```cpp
int accv_draw_heatmap_multiscale_sample_f32(float* const* heatmaps, const int* heights, const int* widths, const float* strides,
                                            int num_scales, int batch, const float* centers_xy, const float* boxes_xyxy,
                                            const void* counts, int max_num_targets, float diameter_to_sigma_factor,
                                            float k_scale, unsigned flags, const float* polylines_xy, int num_polylines,
                                            int points, const void* point_counts, int num_samples, float* samples,
                                            float* group_boxes, void* stream);

size_t accv_draw_points_workspace_bytes(int batch, int num_points);
int accv_draw_points_multiscale_f32(float* const* heatmaps, const int* heights, const int* widths, const float* strides,
                                    int num_scales, int batch, const float* points_xy, const void* counts, int num_points,
                                    int radius, float diameter_to_sigma_factor, float k_scale, unsigned flags,
                                    void* workspace, size_t workspace_bytes, void* stream);

#define ACCV_HM_POINT_COUNTS_I64 512u
int accv_draw_polylines_fused_applicable(const int* heights, const int* widths, int num_scales, int batch, int lanes,
                                         int points, int num_samples);
int accv_draw_polylines_multiscale_f32(float* const* heatmaps, const int* heights, const int* widths, const float* strides,
                                       int num_scales, int batch, const float* polylines_xy, int lanes, int points,
                                       const void* point_counts, const void* lane_counts, int num_samples, int radius,
                                       float diameter_to_sigma_factor, float k_scale, unsigned flags, void* stream);

int accv_heatmap_targets_from_boxes_f32(const float* centers_xy, const float* boxes_xyxy, long long num_objects,
                                        float stride, int32_t* out_centers, int32_t* out_radii, void* stream);

int accv_heatmap_targets_from_points_f32(const float* points_xy, long long num_points, float stride, int radius,
                                         int32_t* out_centers, int32_t* out_radii, void* stream);


int accv_ragged_gather(const void* src, void* dst, const void* indices, const void* counts, long long batch,
                       long long w_src, long long w_idx, long long idx_stride, long long row_bytes, int idx_i64,
                       int counts_i64, int* err_counter, void* stream);

int accv_ragged_gather_fill(const void* src, void* dst, const void* indices, const void* counts, long long batch,
                            long long w_src, long long w_idx, long long idx_stride, long long row_bytes,
                            uint64_t fill_bits, int elem_size, int idx_i64, int counts_i64, int* err_counter,
                            void* stream);

int accv_ragged_scatter(const void* src, void* dst, const void* indices, const void* counts, long long batch,
                        long long w_idx, long long idx_stride, long long w_dst, long long row_bytes, int idx_i64,
                        int counts_i64, int* err_counter, void* stream);

int accv_ragged_map_pairs(const void* src, void* dst, const void* src_indices, const void* dst_indices,
                          const void* counts, long long batch, long long w_src, long long w_idx, long long idx_stride,
                          long long w_dst, long long row_bytes, int idx_i64, int counts_i64, int* err_counter,
                          void* stream);

int accv_ragged_insert_const(void* dst, const void* indices, const void* counts, long long batch, long long w_idx,
                             long long idx_stride, long long w_dst, long long row_bytes, uint64_t elem_bits,
                             int elem_size, int idx_i64, int counts_i64, int* err_counter, void* stream);

int accv_ragged_pad_fill(void* data, const void* counts, long long batch, long long width, long long row_bytes,
                         uint64_t elem_bits, int elem_size, int counts_i64, void* stream);

int accv_ragged_accumulate(const void* src, void* dst, const void* src_indices_or_null, const void* dst_indices,
                           const void* counts, long long batch, long long w_src, long long w_idx, long long idx_stride,
                           long long w_dst, long long row_elems, int acc_dtype, int idx_i64, int counts_i64,
                           int* err_counter, void* stream);

int accv_ragged_mask_to_indices(const void* mask_u8, const void* valid_counts_or_null, int valid_i64, long long batch,
// ... 518 lines not shown
```

Baseline: 709,300.

## Prune dominated Gaussian hits per tile before accumulation in fused clear splat

Adds a per-tile pruning pass in the clear+vec4 splat path. For tiles with at least five candidate hits, it tests all pairs with a conservative dominance check (one Gaussian's max-blend can never exceed another's across the tile's box) and compacts the surviving hits in shared memory, so later per-pixel accumulation loops do less work. It also adds an amdgpu_waves_per_eu occupancy hint on the splat kernel and an opt-out flag. The risk is that the pairwise ballot overhead outweighs the savings on sparse tiles, and that the float bounds could be slightly inexact.

```diff
diff --git a/accv-lab_amd/accvlab/_amd_native/__init__.py b/accv-lab_amd/accvlab/_amd_native/__init__.py
--- a/accv-lab_amd/accvlab/_amd_native/__init__.py
+++ b/accv-lab_amd/accvlab/_amd_native/__init__.py
@@ -18,6 +18,7 @@
 HM_CALLER_SCALE_ORDER = 256
 HM_PLAIN_STORES = 128
 HM_POINT_COUNTS_I64 = 512
+HM_NO_PRUNE = 1024
 MP_IDX_I64 = 1
 MP_COUNTS_I64 = 2
 MP_LABELS_I64 = 4
diff --git a/accv-lab_amd/accvlab/draw_heatmap/ops.py b/accv-lab_amd/accvlab/draw_heatmap/ops.py
--- a/accv-lab_amd/accvlab/draw_heatmap/ops.py
+++ b/accv-lab_amd/accvlab/draw_heatmap/ops.py
@@ -29,12 +29,13 @@
 _FORCED_FLAGS = 0
 
 
-def _hint_flags(clear: bool, small_radii: bool, write_through: bool, tile_rows) -> int:
+def _hint_flags(clear: bool, small_radii: bool, write_through: bool, tile_rows, prune: bool = True) -> int:
     if tile_rows not in (None, 8, 16):
         raise RuntimeError("tile_rows must be None, 8 or 16")
     return (_nat.HM_CLEAR if clear else 0) | (_nat.HM_SMALL_RADII if small_radii else 0) | \
         (0 if write_through is None else _nat.HM_WRITE_THROUGH if write_through else _nat.HM_PLAIN_STORES) | \
-        (_nat.HM_TILE_ROWS_16 if tile_rows == 16 else _nat.HM_TILE_ROWS_8 if tile_rows == 8 else 0) | _FORCED_FLAGS
+        (_nat.HM_TILE_ROWS_16 if tile_rows == 16 else _nat.HM_TILE_ROWS_8 if tile_rows == 8 else 0) | \
+        (0 if prune else _nat.HM_NO_PRUNE) | _FORCED_FLAGS
 
 
 def _one_launch_maps(maps, batch: int, device):
@@ -130,6 +131,7 @@
     small_radii: bool = False,
     write_through: Optional[bool] = None,
     tile_rows: Optional[int] = None,
+    prune: bool = True,
 ) -> None:
     _check_input(heatmaps, "heatmap")
     _check_input(centers, "centers")
@@ -161,7 +163,7 @@
             status = lib.accv_draw_heatmap_batched_f32(
                 heatmaps.data_ptr(), 1, planes, height, width, centers.data_ptr(), radii.data_ptr(), count.data_ptr(),
                 heatmap_idxes.data_ptr(), n, float(diameter_to_sigma_factor), float(k_scale),
-                _hint_flags(clear, small_radii, write_through, tile_rows), _nat.stream_ptr(heatmaps.device))
+                _hint_flags(clear, small_radii, write_through, tile_rows, prune), _nat.stream_ptr(heatmaps.device))
         _nat.check(status, "draw_heatmap")
         return
     with _nat.device_guard(heatmaps.device):
@@ -170,7 +172,7 @@
         status = lib.accv_draw_heatmap_flat_f32(
             heatmaps.data_ptr(), planes, height, width, centers.data_ptr(), radii.data_ptr(),
             heatmap_idxes.data_ptr(), n, float(diameter_to_sigma_factor), float(k_scale),
-            _hint_flags(clear, small_radii, write_through, tile_rows), ws.data_ptr(), ws_bytes,
+            _hint_flags(clear, small_radii, write_through, tile_rows, prune), ws.data_ptr(), ws_bytes,
             _nat.stream_ptr(heatmaps.device))
     _nat.check(status, "draw_heatmap")
 
@@ -187,6 +189,7 @@
     small_radii: bool = False,
     write_through: Optional[bool] = None,
     tile_rows: Optional[int] = None,
+    prune: bool = True,
 ) -> None:
     centers_t = centers.tensor
     radii_t = radii.tensor
@@ -203,7 +206,7 @@
     native = _native()
     if native is not None and isinstance(heatmap, torch.Tensor) and isinstance(counts, torch.Tensor) and \
             native.draw_batched(heatmap, centers_t, radii_t, counts, labels_t, float(diameter_to_sigma_factor), float(k_scale),
-                                _hint_flags(clear, small_radii, write_through, tile_rows)):
+                                _hint_flags(clear, small_radii, write_through, tile_rows, prune)):
         return
 
     if counts.dtype not in (torch.int32, torch.int64):
@@ -252,7 +255,7 @@
     if labels_t is not None and num_classes == 0:
         return
 
-    flags = _hint_flags(clear, small_radii, write_through, tile_rows) | \
+    flags = _hint_flags(clear, small_radii, write_through, tile_rows, prune) | \
         (_nat.HM_COUNTS_I64 if counts.dtype == torch.int64 else 0)
     with _nat.device_guard(heatmap.device):
         status = _nat.lib().accv_draw_heatmap_batched_f32(
diff --git a/accv-lab_amd/csrc/draw_heatmap.hip b/accv-lab_amd/csrc/draw_heatmap.hip
--- a/accv-lab_amd/csrc/draw_heatmap.hip
+++ b/accv-lab_amd/csrc/draw_heatmap.hip
@@ -10,6 +10,7 @@
 
 #include "accv_common.h"
 #include "splat_common.h"
+#include "splat_prune_arith.h"
 #include "splat_stamps.h"
 #include "splat_tile.h"
 #include "splat_small.h"
@@ -149,6 +150,7 @@
         const long long tiles8 = planes * tx * ((p.H + 15) / 16), tiles16 = planes * tx * ((p.H + 31) / 32);
         if (cus > 0 && tiles8 > 24 * cus && tiles16 <= 16 * cus) rows = 16;
     }
+    p.prune = (!(flags & ACCV_HM_NO_PRUNE) && accv_prune::prune_allowed(p.k)) ? 1 : 0;
     if (!p.labels) p.labels = p.radii;
     if (!vec4) return launch_splat<1, 8>(p, planes, clear, kStorePlain, stream, ev);
     if (small_hint) return launch_splat_small(p, planes, clear, nt == kStoreWriteThrough, stream, ev);
diff --git a/accv-lab_amd/csrc/splat_common.h b/accv-lab_amd/csrc/splat_common.h
--- a/accv-lab_amd/csrc/splat_common.h
+++ b/accv-lab_amd/csrc/splat_common.h
@@ -39,6 +39,7 @@
     const float* boxes_f;
     float stride;
     int radius, n_groups;
+    int prune;
 #ifdef ACCV_SPLAT_STAMPS
     unsigned long long* stamps;
     long long stamp_records;
diff --git a/accv-lab_amd/csrc/splat_prune_arith.h b/accv-lab_amd/csrc/splat_prune_arith.h
--- /dev/null
+++ b/accv-lab_amd/csrc/splat_prune_arith.h
@@ -0,0 +1,59 @@
+#pragma once
+
+#if defined(__HIPCC__) || defined(__CUDACC__)
+#define ACCV_PRUNE_FN __host__ __device__ inline
+#define ACCV_PRUNE_ROLLED _Pragma("unroll 1")
+#else
+#define ACCV_PRUNE_FN inline
+#define ACCV_PRUNE_ROLLED
+#endif
+
+namespace accv_prune {
+
+constexpr float kDelta = 1.0e-3f;
+constexpr float kMaxExponent = 100.0f;
+constexpr float kPush = 1.0f / 262144.0f;
+constexpr float kMinK = 1.0f / 1048576.0f;
+
+ACCV_PRUNE_FN bool prune_allowed(float k) { return k >= kMinK && k <= 3.0e38f; }
+
+ACCV_PRUNE_FN float reciprocal(float v)
+{
+#if defined(__HIP_DEVICE_COMPILE__)
+    return __builtin_amdgcn_rcpf(v);
+#else
+    return 1.0f / v;
+#endif
+}
+
+ACCV_PRUNE_FN bool dominates(int ax, int ay, float ac2, unsigned abox, int bx, int by, float bc2, unsigned bbox, int tx0, int ty0)
+{
+    const unsigned range = ((unsigned)ax + 0x40000000u) | ((unsigned)ay + 0x40000000u) | ((unsigned)bx + 0x40000000u) |
+                           ((unsigned)by + 0x40000000u);
+    bool ok = abox != 0u && bbox != 0u && (range >> 31) == 0u && ac2 > 0.0f && bc2 > 0.0f && ac2 <= 3.0e38f && bc2 <= 3.0e38f;
+    const bool convex = bc2 > ac2;
+    const float cB_low = bc2 * (1.0f - kPush), cA_high = ac2 * (1.0f + kPush);
+    const float w = (ac2 * bc2) * reciprocal(bc2 - ac2) * (1.0f + kPush);
+    float bound = 0.0f, sq_a = 0.0f;
+    ACCV_PRUNE_ROLLED
+    for (int axis = 0; axis < 2; ++axis) {
+        const unsigned ab = axis ? abox >> 16 : abox, bb = axis ? bbox >> 16 : bbox;
+        const int tA = axis ? ay : ax, tB = axis ? by : bx, t0 = axis ? ty0 : tx0;
+        const int alo = (int)(ab & 255u), ahi = (int)((ab >> 8) & 255u), blo = (int)(bb & 255u), bhi = (int)((bb >> 8) & 255u);
+        ok = ok && alo <= blo && ahi >= bhi;
+        const int lo = t0 + blo, hi = t0 + bhi - 1;
+        const float dA0 = (float)(lo - tA), dA1 = (float)(hi - tA), dB0 = (float)(lo - tB), dB1 = (float)(hi - tB);
+        const float sA0 = dA0 * dA0, sA1 = dA1 * dA1;
+        sq_a += sA0 > sA1 ? sA0 : sA1;
+        const float f0 = cB_low * (dB0 * dB0) - cA_high * sA0, f1 = cB_low * (dB1 * dB1) - cA_high * sA1;
+        float m = f0 < f1 ? f0 : f1;
+        const float g0 = bc2 * dB0 - ac2 * dA0, g1 = bc2 * dB1 - ac2 * dA1;
+        const float dc = (float)(tA - tB);
+        const float v = -(w * (dc * dc));
+        m = (convex && g0 <= 0.0f && g1 >= 0.0f && v < m) ? v : m;
+        bound += m;
+    }
+    return ok && cA_high * sq_a <= kMaxExponent && bound >= kDelta;
+}
+
+}
diff --git a/accv-lab_amd/csrc/splat_stamps.h b/accv-lab_amd/csrc/splat_stamps.h
--- a/accv-lab_amd/csrc/splat_stamps.h
+++ b/accv-lab_amd/csrc/splat_stamps.h
@@ -6,6 +6,7 @@
 struct PhaseStamps {
     __device__ __forceinline__ void start() {}
     __device__ __forceinline__ void cull() {}
+    __device__ __forceinline__ void prune(int, int) {}
     __device__ __forceinline__ void table() {}
     __device__ __forceinline__ void accumulate() {}
     __device__ __forceinline__ void record(const SplatParams&, long long, int, int, int) {}
@@ -29,8 +30,8 @@
 
 template <>
 struct PhaseStamps<true> {
-    unsigned long long st_start = 0, st_prev = 0, st_cull = 0, st_table = 0, st_acc = 0;
-    int rounds = 0;
+    unsigned long long st_start = 0, st_prev = 0, st_cull = 0, st_table = 0, st_acc = 0, st_prune = 0;
+    int rounds = 0, hits_culled = 0, hits_pruned = 0;
 
     __device__ __forceinline__ unsigned long long lap()
     {
@@ -44,6 +45,12 @@
         st_cull += lap();
         ++rounds;
     }
+    __device__ __forceinline__ void prune(int before, int after)
+    {
+        st_prune += lap();
+        hits_culled += before;
+        hits_pruned += before - after;
+    }
     __device__ __forceinline__ void table() { st_table += lap(); }
     __device__ __forceinline__ void accumulate() { st_acc += lap(); }
     __device__ __forceinline__ void record(const SplatParams& p, long long rec, int lane, int n, int total_hits)
@@ -56,9 +63,10 @@
             o[2] = st_table;
             o[3] = st_acc;
             o[4] = st_prev;
-            o[5] = (unsigned long long)n;
+            o[5] = (unsigned long long)(unsigned)n | (st_prune << 32);
             o[6] = done;
-            o[7] = (unsigned long long)(unsigned)total_hits | ((unsigned long long)rounds << 16) | ((unsigned long long)xcc_id() << 32);
+            o[7] = (unsigned long long)(unsigned)total_hits | ((unsigned long long)rounds << 16) | ((unsigned long long)xcc_id() << 32) |
+                   ((unsigned long long)(hits_culled & 0xfff) << 40) | ((unsigned long long)(hits_pruned & 0xfff) << 52);
         }
     }
 };
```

★ ★ ★ ★

What you should do – Copy all lines in the listing above where the string "abox" appears.

Answer to this problem –
+ACCV_PRUNE_FN bool dominates(int ax, int ay, float ac2, unsigned abox, int bx, int by, float bc2, unsigned bbox, int tx0, int ty0)
+    bool ok = abox != 0u && bbox != 0u && (range >> 31) == 0u && ac2 > 0.0f && bc2 > 0.0f && ac2 <= 3.0e38f && bc2 <= 3.0e38f;
+        const unsigned ab = axis ? abox >> 16 : abox, bb = axis ? bbox >> 16 : bbox;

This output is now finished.